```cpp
int sst_tall_linear_f32(const float* d_x, int64_t ldx, const float* d_w, int64_t ldw, const float* d_bias,
                        int64_t m, int n, int k, int trans_w, int accumulate, float* d_y, int64_t ldy,
                        void* stream);
int sst_tall_linear_ln_f32(const float* d_x, int64_t ldx, const float* d_w, int64_t ldw, const float* d_bias, int64_t m, int k,
                           const float* d_res, int64_t ldres, const float* d_ln_weight, const float* d_ln_bias, float eps,
                           float* d_y, float* d_sum, float* d_stats, const float* d_pos_table, const int32_t* d_pos_idx,
                           float* d_y_plus_pos, void* stream);
int sst_tall_linear_epi_f32x3(const float* d_x, int64_t ldx, const float* d_w, int64_t ldw, int trans_w, const float* d_bias,
                              int64_t m, int k, int n, int epilogue, const float* d_aux_in, float* d_aux_out, int64_t ldaux,
                              float* d_y, int64_t ldy, void* stream);
int sst_tall_linear_ln_f32x3(const float* d_x, int64_t ldx, const float* d_w, int64_t ldw, const float* d_bias, int64_t m, int k,
                             const float* d_res, int64_t ldres, const float* d_ln_weight, const float* d_ln_bias, float eps,
                             float* d_y, float* d_sum, float* d_stats, const float* d_pos_table, const int32_t* d_pos_idx,
                             float* d_y_plus_pos, void* stream);
int sst_tall_linear_epi_f32x6(const float* d_x, int64_t ldx, const float* d_w, int64_t ldw, int trans_w, const float* d_bias,
                              int64_t m, int k, int n, int epilogue, const float* d_aux_in, float* d_aux_out, int64_t ldaux,
                              float* d_y, int64_t ldy, void* stream);
int sst_tall_linear_epi2_f32x6(const float* d_x, const float* d_x2, int x2_from_col, int64_t ldx, const float* d_w, int64_t ldw,
                               int trans_w, const float* d_bias, int64_t m, int k, int n, int epilogue, const float* d_aux_in,
                               float* d_aux_out, int64_t ldaux, float* d_y, int64_t ldy, void* stream);
int sst_tall_linear_add_rows_f32x6(const float* d_x, int64_t ldx, const float* d_w, int64_t ldw, int64_t m, int k, int n,
                                   const float* d_rows, int64_t ldrows, const int32_t* d_row_index, float* d_y, int64_t ldy,
                                   void* stream);
int sst_inproj_pos_f32x6(const float* d_x, int64_t ldx, const float* d_rows, const int32_t* d_index, const float* d_w, int64_t ldw,
                         const float* d_bias, int64_t m, float* d_y, int64_t ldy, void* stream);
int sst_tall_linear_f32x6_partition(int64_t m, int groups, int64_t* row_blocks, int64_t* rows_per_wave);
int sst_tall_linear_ln_f32x6(const float* d_x, int64_t ldx, const float* d_w, int64_t ldw, const float* d_bias, int64_t m, int k,
                             const float* d_res, int64_t ldres, const float* d_ln_weight, const float* d_ln_bias, float eps,
                             float* d_y, float* d_sum, float* d_stats, const float* d_pos_table, const int32_t* d_pos_idx,
                             float* d_y_plus_pos, void* stream);
int sst_add_layernorm_bwd2_f32(const float* d_dy, const float* d_dy2, const float* d_sum, const float* d_stats,
                               const float* d_weight, int64_t m, int c, float* d_dx, float* d_dweight, float* d_dbias,
                               void* d_workspace, void* stream);
typedef struct sst_encoder_layer_fwd_args {
  int64_t m, n_windows;
  int32_t n_heads, act, max_tokens, impl;
  float eps, scale;
  const float *x, *xp;
  const float *w_in, *b_in, *w_out, *b_out, *w1, *b1, *w2, *b2, *n1w, *n1b, *n2w, *n2b;
  const int32_t *tok, *winoff, *order;
  const float* pos_table;
  const int32_t* pos_idx;
  float *qkv, *o, *lse, *y1, *s1, *st1, *pre, *h, *s2, *y2, *st2, *y2p;
  const float* head_scale;
  void* wpack;
  const float* xpos_table;
  const int32_t* xpos_idx;
} sst_encoder_layer_fwd_args;
typedef struct sst_encoder_layer_bwd_args {
  int64_t m, n_windows;
  int32_t n_heads, act, max_tokens, impl;
  float eps, scale;
  const float *dy2, *dy2p;
  const float *x, *xp, *qkv, *o, *lse, *s1, *st1, *y1, *pre, *h, *s2, *st2;
  const float *w_in, *w_out, *w1, *w2, *n1w, *n2w;
  const int32_t *tok, *winoff, *order;
  float *ds2, *dpre, *ds1, *d_o, *dqkv;
  float *dw_in, *db_in, *dwo, *dbo, *dw1, *db1, *dw2, *db2, *dn1w, *dn1b, *dn2w, *dn2b;
  void* workspace;
  const float* head_scale;
  float* cos_r;
  float* dy1;
  const void* wpack;
  const float* xpos_table;
  const int32_t* xpos_idx;
} sst_encoder_layer_bwd_args;
int64_t sst_encoder_layer_bwd_workspace_bytes(int64_t m, int n_heads);
int64_t sst_encoder_layer_wpack_bytes(void);
int sst_encoder_layer_fwd_f32x6(const sst_encoder_layer_fwd_args* args, void* stream);
int sst_encoder_layer_bwd_f32x6(const sst_encoder_layer_bwd_args* args, void* stream);

typedef struct sst_encoder_tail_fwd_args {
  int64_t m;
  int32_t act, reserved;
  float eps, reserved_f;
  const float *o, *x;
  const void* packed;
  const float *b_out, *b1, *b2, *n1w, *n1b, *n2w, *n2b;
  const float* pos_table;
  const int32_t* pos_idx;
  float *s1, *st1, *y1, *pre, *h, *s2, *st2, *y2, *y2p;
} sst_encoder_tail_fwd_args;
typedef struct sst_encoder_tail_bwd_args {
  int64_t m;
  int32_t act, reserved;
  const float *dy2, *dy2p, *s2, *st2, *pre, *s1, *st1;
  const void* packed;
  const float *n1w, *n2w;
  float *ds2, *dpre, *ds1, *d_o;
  float *dn2w, *dn2b, *dn1w, *dn1b;
  void* workspace;
} sst_encoder_tail_bwd_args;
int64_t sst_encoder_tail_pack_bytes(void);
int sst_encoder_tail_pack_f32x6(const float* d_w_out, const float* d_w1, const float* d_w2, void* d_packed, void* stream);
int sst_encoder_tail_pack_f32x6_many(const float* const* d_w_out, const float* const* d_w1, const float* const* d_w2,
                                     void* const* d_packed, int n, void* stream);
int64_t sst_encoder_tail_bwd_workspace_bytes(int64_t m);
int sst_encoder_tail_fwd_f32x6(const sst_encoder_tail_fwd_args* args, void* stream);
int sst_encoder_tail_bwd_f32x6(const sst_encoder_tail_bwd_args* args, void* stream);

typedef struct sst_encoder_tail_fwd_bf16_args {
  int64_t m;
  int32_t act, reserved;
  float eps, reserved_f;
  const void *o, *x;
  const void* packed;
  const float *b_out, *b1, *b2, *n1w, *n1b, *n2w, *n2b;
  const float* pos_table;
  const int32_t* pos_idx;
  void* s1;
  float* st1;
  void *y1, *pre, *h, *s2;
  float* st2;
  void *y2, *y2p;
} sst_encoder_tail_fwd_bf16_args;
typedef struct sst_encoder_tail_bwd_bf16_args {
  int64_t m;
  int32_t act, reserved;
  const void *dy2, *dy2p, *s2;
  const float* st2;
  const void *pre, *s1;
  const float* st1;
  const void* packed;
  const float *n1w, *n2w;
  void *ds2, *dpre, *ds1, *d_o;
  float *dn2w, *dn2b, *dn1w, *dn1b;
  void* workspace;
} sst_encoder_tail_bwd_bf16_args;
int64_t sst_encoder_tail_pack_bf16_bytes(void);
int sst_encoder_tail_pack_bf16(const float* d_w_out, const float* d_w1, const float* d_w2, void* d_packed, void* stream);
int sst_encoder_tail_pack_bf16_many(const float* const* d_w_out, const float* const* d_w1, const float* const* d_w2,
                                    void* const* d_packed, int n, void* stream);
int64_t sst_encoder_tail_bwd_bf16_workspace_bytes(int64_t m);
int sst_encoder_tail_fwd_bf16(const sst_encoder_tail_fwd_bf16_args* args, void* stream);
int sst_encoder_tail_bwd_bf16(const sst_encoder_tail_bwd_bf16_args* args, void* stream);

typedef struct sst_encoder_layer_fwd_bf16_args {
  int64_t m, n_windows;
  int32_t n_heads, act, max_tokens, reserved;
  float eps, scale;
  const void *x, *xp;
  const void *wqk, *wv, *wout, *w1, *w2;
  const float *b_in, *b_out, *b1, *b2, *n1w, *n1b, *n2w, *n2b;
  const int32_t *tok, *winoff, *order;
  const float* pos_table;
  const int32_t* pos_idx;
  void *qk, *v, *o;
  float* lse;
  void *y1, *s1;
  float* st1;
  void *pre, *h, *s2;
  float* st2;
  void *y2, *y2p;
  const float* head_scale;
  const void* wpack;
} sst_encoder_layer_fwd_bf16_args;
typedef struct sst_encoder_layer_bwd_bf16_args {
  int64_t m, n_windows;
  int32_t n_heads, act, max_tokens, reserved;
  float eps, scale;
  const void *dy2, *dy2p;
  const void *x, *xp, *qk, *v, *o;
  const float* lse;
  const void* s1;
  const float* st1;
  const void *y1, *pre, *h, *s2;
  const float* st2;
  const void *wqk_t, *wv_t, *wout_t, *w1_t, *w2_t;
  const float *n1w, *n2w;
  const int32_t *tok, *winoff, *order;
  void *ds2, *dpre, *dy1, *ds1, *d_o, *dqkv, *dxp, *dx;
  float *dw_in, *db_in, *dwo, *dbo, *dw1, *db1, *dw2, *db2, *dn1w, *dn1b, *dn2w, *dn2b;
  void* workspace;
  const float* head_scale;
  float* cos_r;
  const void* wpack;
} sst_encoder_layer_bwd_bf16_args;
int64_t sst_encoder_layer_bwd_bf16_workspace_bytes(int64_t m);
int sst_encoder_layer_fwd_bf16(const sst_encoder_layer_fwd_bf16_args* args, void* stream);
int sst_encoder_layer_bwd_bf16(const sst_encoder_layer_bwd_bf16_args* args, void* stream);

int sst_tall_linear_epi_f32(const float* d_x, int64_t ldx, const float* d_w, int64_t ldw, int trans_w, const float* d_bias,
                            int64_t m, int k, int n, int epilogue, const float* d_aux_in, float* d_aux_out, int64_t ldaux,
                            float* d_y, int64_t ldy, void* stream);
int sst_tall_linear_gelu_f32(const float* d_x, int64_t ldx, const float* d_w, int64_t ldw, const float* d_bias,
                             int64_t m, int n, int k, int trans_w, int mode, float* d_aux, float* d_y, int64_t ldy,
                             void* stream);

void* sst_event_create(void);
void sst_event_destroy(void* ev);
float sst_event_elapsed_ms(void* start, void* stop);
int sst_sra_attn_profile_next_fwd(void* start, void* stop);
int sst_sra_attn_profile_next_bwd(void* start, void* stop);

int64_t sst_connected_components_workspace_bytes(int64_t n);
int sst_connected_components_xy_f32(const float* d_points, int64_t ld, const int32_t* d_batch, int64_t n, float dist,
                                    int32_t* d_labels, int32_t* d_num_components, void* d_workspace, void* stream);

int64_t sst_dynamic_point_pool_workspace_bytes(int64_t n_rois, int64_t n_pts);
int sst_dynamic_point_pool_f32(const float* d_rois, const int32_t* d_rois_batch, int64_t n_rois, const float* d_pts,
                               int64_t ld_pts, const int32_t* d_pts_batch, int64_t n_pts, const float* extra_wlh,
                               int max_inbox_point, int64_t max_all_pts, int64_t* d_out_pts_idx,
                               int64_t* d_out_roi_idx, float* d_out_feats, int64_t* d_num_out, void* d_workspace,
                               void* stream);

int sst_spconv_candidates_i32(const int32_t* d_coors, int64_t n, const int32_t* in_shape, const int32_t* out_shape,
                              const int32_t* ksize, const int32_t* stride, const int32_t* padding,
                              const int32_t* dilation, int transpose, int32_t* d_rows, void* stream);
int sst_spconv_inverse_to_map_i32(const int32_t* d_inverse, int64_t total, int32_t* d_in2out, void* stream);
int sst_spconv_grid_subm_i32(const int32_t* d_coors, int64_t n, int batch, const int32_t* shape, const int32_t* ksize,
                             const int32_t* dilation, int32_t* d_grid, int32_t* d_in2out, int32_t* d_out2in,
                             void* stream);
int64_t sst_spconv_grid_conv_workspace_bytes(int64_t cells);
int sst_spconv_grid_conv_count_i32(const int32_t* d_coors, int64_t n, int batch, const int32_t* in_shape,
                                   const int32_t* out_shape, const int32_t* ksize, const int32_t* stride,
                                   const int32_t* padding, const int32_t* dilation, int transpose, void* d_workspace,
                                   int32_t* d_num_out, void* stream);
int sst_spconv_grid_conv_maps_i32(const int32_t* d_coors, int64_t n, int batch, const int32_t* in_shape,
                                  const int32_t* out_shape, const int32_t* ksize, const int32_t* stride,
                                  const int32_t* padding, const int32_t* dilation, int transpose, void* d_workspace,
                                  int64_t m, int32_t* d_outids, int32_t* d_in2out, int32_t* d_out2in, void* stream);
int sst_spconv_subm_map_i32(const int32_t* d_coors, int64_t n, const int32_t* shape, const int32_t* ksize,
                            const int32_t* dilation, const uint64_t* d_sorted_keys, const uint32_t* d_perm,
                            int32_t* d_in2out, void* stream);
int sst_spconv_invert_map_i32(const int32_t* d_in2out, int kvol, int64_t n, int64_t m, int32_t* d_out2in,
                              void* stream);
int64_t sst_spconv_pair_lists_workspace_bytes(int kvol, int64_t n);
int sst_spconv_pair_lists_i32(const int32_t* d_in2out, int kvol, int64_t n, int32_t* d_pairs, int32_t* d_num,
                              void* d_workspace, void* stream);
int sst_spconv_gather_gemm_f32(const float* d_x, int64_t ldx, const int32_t* d_map, int64_t m, int kvol,
                               const float* d_w, int cin, int cout, int trans_w, const float* d_bias, float* d_y,
                               int64_t ldy, int form, void* stream);
int sst_spconv_maxpool_fwd_f32(const float* d_x, int64_t ldx, const int32_t* d_out2in, int64_t m, int kvol, int c,
                               float* d_y, int64_t ldy, void* stream);
int sst_spconv_maxpool_bwd_f32(const float* d_x, int64_t ldx, const float* d_y, int64_t ldy, const float* d_dy,
                               int64_t lddy, const int32_t* d_in2out, int64_t n, int kvol, int c, float* d_dx,
                               int64_t lddx, void* stream);
int64_t sst_spconv_conv_os_workspace_bytes(int kvol, int cin, int cout);
int sst_spconv_conv_os_tile_rows(int64_t m, int cout, int tile_cfg);
int sst_spconv_os_tile_work_i32(const int32_t* d_map, int64_t m, int kvol, int tile_rows, int32_t* d_work, void* stream);
int sst_spconv_conv_os_f32(const float* d_x, int64_t ldx, const int32_t* d_map, int64_t m, int kvol, const float* d_w,
                           int cin, int cout, int trans_w, const float* d_bias, float* d_y, int64_t ldy,
                           int tile_cfg, const int32_t* d_tile_order, void* d_workspace, void* stream);
int sst_spconv_conv_os_f32x3(const float* d_x, int64_t ldx, const int32_t* d_map, int64_t m, int kvol, const float* d_w,
                             int cin, int cout, int trans_w, const float* d_bias, float* d_y, int64_t ldy, int tile_cfg,
// ... 701 lines not shown
```

sst_amd/_lib.py:

```python
import ctypes
import os
import subprocess

import torch

_HERE = os.path.dirname(os.path.abspath(__file__))
_CSRC = os.path.join(_HERE, 'csrc')
LIB_PATH = os.path.join(_CSRC, 'libsst_amd.so')

_lib = None

c_i64 = ctypes.c_int64
c_i32 = ctypes.c_int
c_f32 = ctypes.c_float
c_ptr = ctypes.c_void_p



class WgradProblemBF16(ctypes.Structure):
    _fields_ = [('a', c_ptr), ('b', c_ptr), ('lda', c_i64), ('ldb', c_i64), ('m', c_i64), ('out_w', c_ptr),
                ('out_b', c_ptr), ('p', ctypes.c_int32), ('bias_side', ctypes.c_int32),
                ('transpose_out', ctypes.c_int32), ('reserved', ctypes.c_int32)]


# ... 18 lines not shown
                ('out', ctypes.c_int32), ('inn', ctypes.c_int32), ('x_add_rows', c_ptr), ('x_add_index', c_ptr)]


def _struct(name, doc, fields):
    return type(name, (ctypes.Structure,), {'__doc__': doc, '_fields_': fields})


_I32 = ctypes.c_int32
RoiAssignArgs = _struct('RoiAssignArgs', 'sst_roi_assign_args of include/sst_amd.h', (
    [(k, ctypes.c_void_p) for k in ('props', 'prop_labels', 'prop_offsets', 'gts', 'gt_labels', 'gt_offsets', 'iou', 'max_iou',
                                    'argmax')]
    + [(k, c_i64) for k in ('n_props', 'n_gts', 'ld')]
    + [(k, _I32) for k in ('prop_cols', 'gt_cols', 'batch', 'num_classes', 'class_mask', 'reserved')]))
RoiSampleArgs = _struct('RoiSampleArgs', 'sst_roi_sample_args of include/sst_amd.h', (
    [(k, ctypes.c_void_p) for k in ('props', 'prop_labels', 'prop_offsets', 'gts', 'gt_labels', 'gt_offsets', 'iou', 'max_iou',
                                    'argmax', 'keys', 'assigned', 'rois', 'src', 'gt_index', 'labels', 'iou_out', 'soft_label',
                                    'reg_mask', 'targets', 'counts')]
    + [(k, c_i64) for k in ('n_props', 'n_gts', 'ld', 'max_props_per_sample')]
    + [(k, _I32) for k in ('prop_cols', 'gt_cols', 'batch', 'num_classes', 'class_mask', 'num', 'num_expected_pos', 'n_pieces')]
    + [(k, ctypes.c_float * 16) for k in ('pos_iou_thr', 'neg_iou_thr', 'min_pos_iou')]
    + [('piece_thr', ctypes.c_float * 8)]
    + [(k, ctypes.c_double * 16) for k in ('cls_pos_thr', 'cls_neg_thr')]
    + [('piece_frac', ctypes.c_double * 8)]))
RoiLossArgs = _struct('RoiLossArgs', 'sst_roi_loss_args of include/sst_amd.h', (
    [(k, ctypes.c_void_p) for k in ('cls_score', 'bbox_pred', 'nonempty', 'rois', 'soft_label', 'reg_mask', 'targets',
                                    'gt_index', 'labels', 'gts')]
    + [(k, c_i64) for k in ('n', 'n_gts')]
    + [(k, _I32) for k in ('roi_cols', 'gt_cols', 'with_corner', 'car_index')]
    + [(k, ctypes.c_float) for k in ('beta', 'w_cls', 'w_reg', 'w_corner')]
    + [('code_weight', ctypes.c_float * 7), ('reserved', ctypes.c_float)]))
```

** Description of the task **
Review the entries above and return every line where "join" appears.

** Response to this task **
_CSRC = os.path.join(_HERE, 'csrc')
LIB_PATH = os.path.join(_CSRC, 'libsst_amd.so')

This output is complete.